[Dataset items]
= = = =

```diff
+                    moved = true;
+                }
+            } else if (certified(P, d, r0.w, qx, qy, qz, pos)) {
+                what = LIST_STANDS;
+            }
+        }
+        if (what == LIST_STANDS) {
             hit = true;
-            nn.idx = __float_as_int(r2.z); nn.pos = pos; nn.x = r0.x; nn.y = r0.y; nn.z = r0.z;
+            nn.idx = tidx; nn.pos = pos; nn.x = r0.x; nn.y = r0.y; nn.z = r0.z;
             nn.d2 = nn.idx >= 0 ? d : FLT_MAX;
             Ct = Sym3{r1.x, r1.y, r1.z, r1.w, r2.x, r2.y};
-        } else if (SEED && __float_as_int(r2.z) >= 0) {
-            seed.d2 = d; seed.idx = __float_as_int(r2.z); seed.pos = pos; seed.x = r0.x; seed.y = r0.y; seed.z = r0.z;
+        } else if (SEED && !moved && tidx >= 0) {
+            seed.d2 = d; seed.idx = tidx; seed.pos = pos; seed.x = r0.x; seed.y = r0.y; seed.z = r0.z;
             seeded = true;
         }
     }
     if (!hit) {
-        ++searched;
         float margin2 = 0.0f;
-        const float bound2 = NEG ? search_bound2_margin(P, margin2) : search_bound2(P);
-        seeded = seeded && seed.d2 < bound2;
-        if (!seeded) { seed.d2 = bound2; seed.idx = -1; seed.pos = 0; seed.x = seed.y = seed.z = 0.0f; }
-        if (FAST_NN) {
-            nn = grid_nn1_auto(P.tpts, P.tstart, P.g, qx, qy, qz, bound2, &seed);
-        } else {
-            nn = grid_nn1(P.tpts, P.tstart, P.g, qx, qy, qz, &seed, 0);
+        if (!moved) {
+            ++searched;
+            const float bound2 = NEG ? search_bound2_margin(P, margin2) : search_bound2(P);
+            seeded = seeded && seed.d2 < bound2;
+            if (!seeded) { seed.d2 = bound2; seed.idx = -1; seed.pos = 0; seed.x = seed.y = seed.z = 0.0f; }
+            if (FAST_NN) {
+                nn = grid_nn1_auto(P.tpts, P.tstart, P.g, qx, qy, qz, bound2, &seed);
+            } else {
+                nn = grid_nn1(P.tpts, P.tstart, P.g, qx, qy, qz, &seed, 0);
+            }
         }
         if (NEG) store_correspondence(row, P, nn, Ct, qx, qy, qz, margin2);
         else store_correspondence(row, P, nn, Ct);
@@ -615,6 +637,7 @@
     float4* covp = nullptr;
     float* rho2 = nullptr;
     float4* nb = nullptr;
+    float4* rec = nullptr;
     unsigned long long version = 0;
     int reg_type = SP_REG_GICP;
     size_t n = 0;
@@ -641,7 +664,7 @@
     unsigned long long cache_version = 0;
     bool sorted = false;
     int opt_stage_mask = 3;
-    int opt_reuse = 2;
+    int opt_reuse = 3;
     int opt_fast_nn = -1;
     int opt_persistent = 1;
     int opt_persistent_from = 4;
@@ -663,6 +686,8 @@
     P.tstart = target->grid->d_start;
     P.tcovp = target->covp;
     P.tnb = source->opt_reuse > 1 ? target->nb : nullptr;
+    P.trec = target->rec;
+    P.tlist = (source->opt_reuse > 2 && target->rec != nullptr) ? 1 : 0;
     P.g = grid_desc(target->grid);
     P.n = (unsigned)n;
     P.max_d2 = params->max_correspondence_distance * params->max_correspondence_distance;
diff --git a/sycl_points_amd/csrc/registration_opt.hip b/sycl_points_amd/csrc/registration_opt.hip
--- a/sycl_points_amd/csrc/registration_opt.hip
+++ b/sycl_points_amd/csrc/registration_opt.hip
@@ -218,7 +218,7 @@
                     fused_point_wave<LOSS, P2D>(P, T, b + threadIdx.x, b + threadIdx.x < P.n, acc, cnt, searched);
             } else {
                 for (unsigned i = tile * BLOCK + threadIdx.x; i < P.n; i += stride)
-                    fused_point<LOSS, FAST_NN, P2D, kSeedSearches, kNegCert>(P, T, i, acc, cnt, searched);
+                    fused_point<LOSS, FAST_NN, P2D, kSeedSearches, kNegCert, false>(P, T, i, acc, cnt, searched);
             }
             if constexpr (!WAVEQ) {
                 SP_STAMP(4);
diff --git a/sycl_points_amd/csrc/sp_certificate.h b/sycl_points_amd/csrc/sp_certificate.h
--- /dev/null
+++ b/sycl_points_amd/csrc/sp_certificate.h
@@ -0,0 +1,73 @@
+#pragma once
+#include "sp_math.h"
+
+namespace sp {
+
+constexpr int kListK = 3;
+constexpr int kListRestVec = 3;
+enum { LIST_NONE = 0, LIST_STANDS = 1, LIST_MOVED = 2 };
+
+struct ListVerdict {
+    int what;
+    unsigned pos;
+    float x, y, z;
+    float d2;
+};
+
+SP_HD void list_record(float4* first, float4* rest, const float4* u, const unsigned* upos, const float* ud2, const bool* found,
+                       float bound2) {
+    constexpr float kInf = __builtin_huge_valf();
+    constexpr float kShrink2 = 0.25f * (1.0f - 1e-3f), kShrink = 1.0f - 1e-3f;
+    float4 c[kListK];
+#pragma unroll
+    for (int j = 0; j < kListK; ++j)
+        c[j] = found[j] ? make_float4(u[j].x, u[j].y, u[j].z, 0.0f) : make_float4(kInf, kInf, kInf, 0.0f);
+    const float half2 = fminf(found[1] ? ud2[1] : FLT_MAX, bound2) * kShrink2;
+    const float radius = sqrtf(fminf(found[kListK] ? ud2[kListK] : FLT_MAX, bound2)) * kShrink;
+    auto bits = [](unsigned v) {
+        float f;
+        __builtin_memcpy(&f, &v, 4);
+        return f;
+    };
+    first[0] = make_float4(c[0].x, c[0].y, c[0].z, half2);
+    rest[0] = make_float4(c[1].x, c[1].y, c[1].z, radius);
+    rest[1] = make_float4(c[2].x, c[2].y, c[2].z, bits(found[0] ? upos[0] : 0u));
+    rest[2] = make_float4(bits(found[1] ? upos[1] : 0u), bits(found[2] ? upos[2] : 0u), 0.0f, 0.0f);
+}
+
+SP_HD ListVerdict list_certificate(const float4* first, const float4* rest, bool list, float qx, float qy, float qz, float tx,
+                                   float ty, float tz, unsigned tpos, float d, float bound2) {
+    ListVerdict v;
+    v.what = LIST_NONE; v.pos = tpos; v.x = tx; v.y = ty; v.z = tz; v.d2 = d;
+    const float4 a = first[0];
+    const float d1 = dist2(qx, qy, qz, a.x, a.y, a.z);
+    if (d < a.w && d < d1) {
+        v.what = LIST_STANDS;
+        return v;
+    }
+    if (!list) return v;
+    const float4 b = rest[0], c = rest[1], e = rest[2];
+    const float dt = sqrtf(d);
+    if (!(dt < b.w)) return v;
+    const float d2 = dist2(qx, qy, qz, b.x, b.y, b.z), d3 = dist2(qx, qy, qz, c.x, c.y, c.z);
+    auto word = [](float f) {
+        unsigned w;
+        __builtin_memcpy(&w, &f, 4);
+        return w;
+    };
+    float best = d;
+    if (d1 < best) { best = d1; v.what = LIST_MOVED; v.pos = word(c.w); v.x = a.x; v.y = a.y; v.z = a.z; }
+    if (d2 < best) { best = d2; v.what = LIST_MOVED; v.pos = word(e.x); v.x = b.x; v.y = b.y; v.z = b.z; }
+    if (d3 < best) { best = d3; v.what = LIST_MOVED; v.pos = word(e.y); v.x = c.x; v.y = c.y; v.z = c.z; }
+    if (v.what == LIST_NONE) v.what = LIST_STANDS;
+    const int at_best = (d == best ? 1 : 0) + (d1 == best ? 1 : 0) + (d2 == best ? 1 : 0) + (d3 == best ? 1 : 0);
+    const bool proven = at_best == 1 && sqrtf(best) + dt < b.w && best < bound2;
+    if (!proven) {
+        v.what = LIST_NONE; v.pos = tpos; v.x = tx; v.y = ty; v.z = tz; v.d2 = d;
+        return v;
+    }
+    v.d2 = best;
+    return v;
+}
+
+}
```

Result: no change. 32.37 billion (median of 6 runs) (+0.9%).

= = = =

> [Exercise goal]: In the entries above, identify each line that includes the string "csrc", then copy it.

> [Solved problem]:
diff --git a/sycl_points_amd/csrc/registration_opt.hip b/sycl_points_amd/csrc/registration_opt.hip
--- a/sycl_points_amd/csrc/registration_opt.hip
+++ b/sycl_points_amd/csrc/registration_opt.hip
diff --git a/sycl_points_amd/csrc/sp_certificate.h b/sycl_points_amd/csrc/sp_certificate.h
+++ b/sycl_points_amd/csrc/sp_certificate.h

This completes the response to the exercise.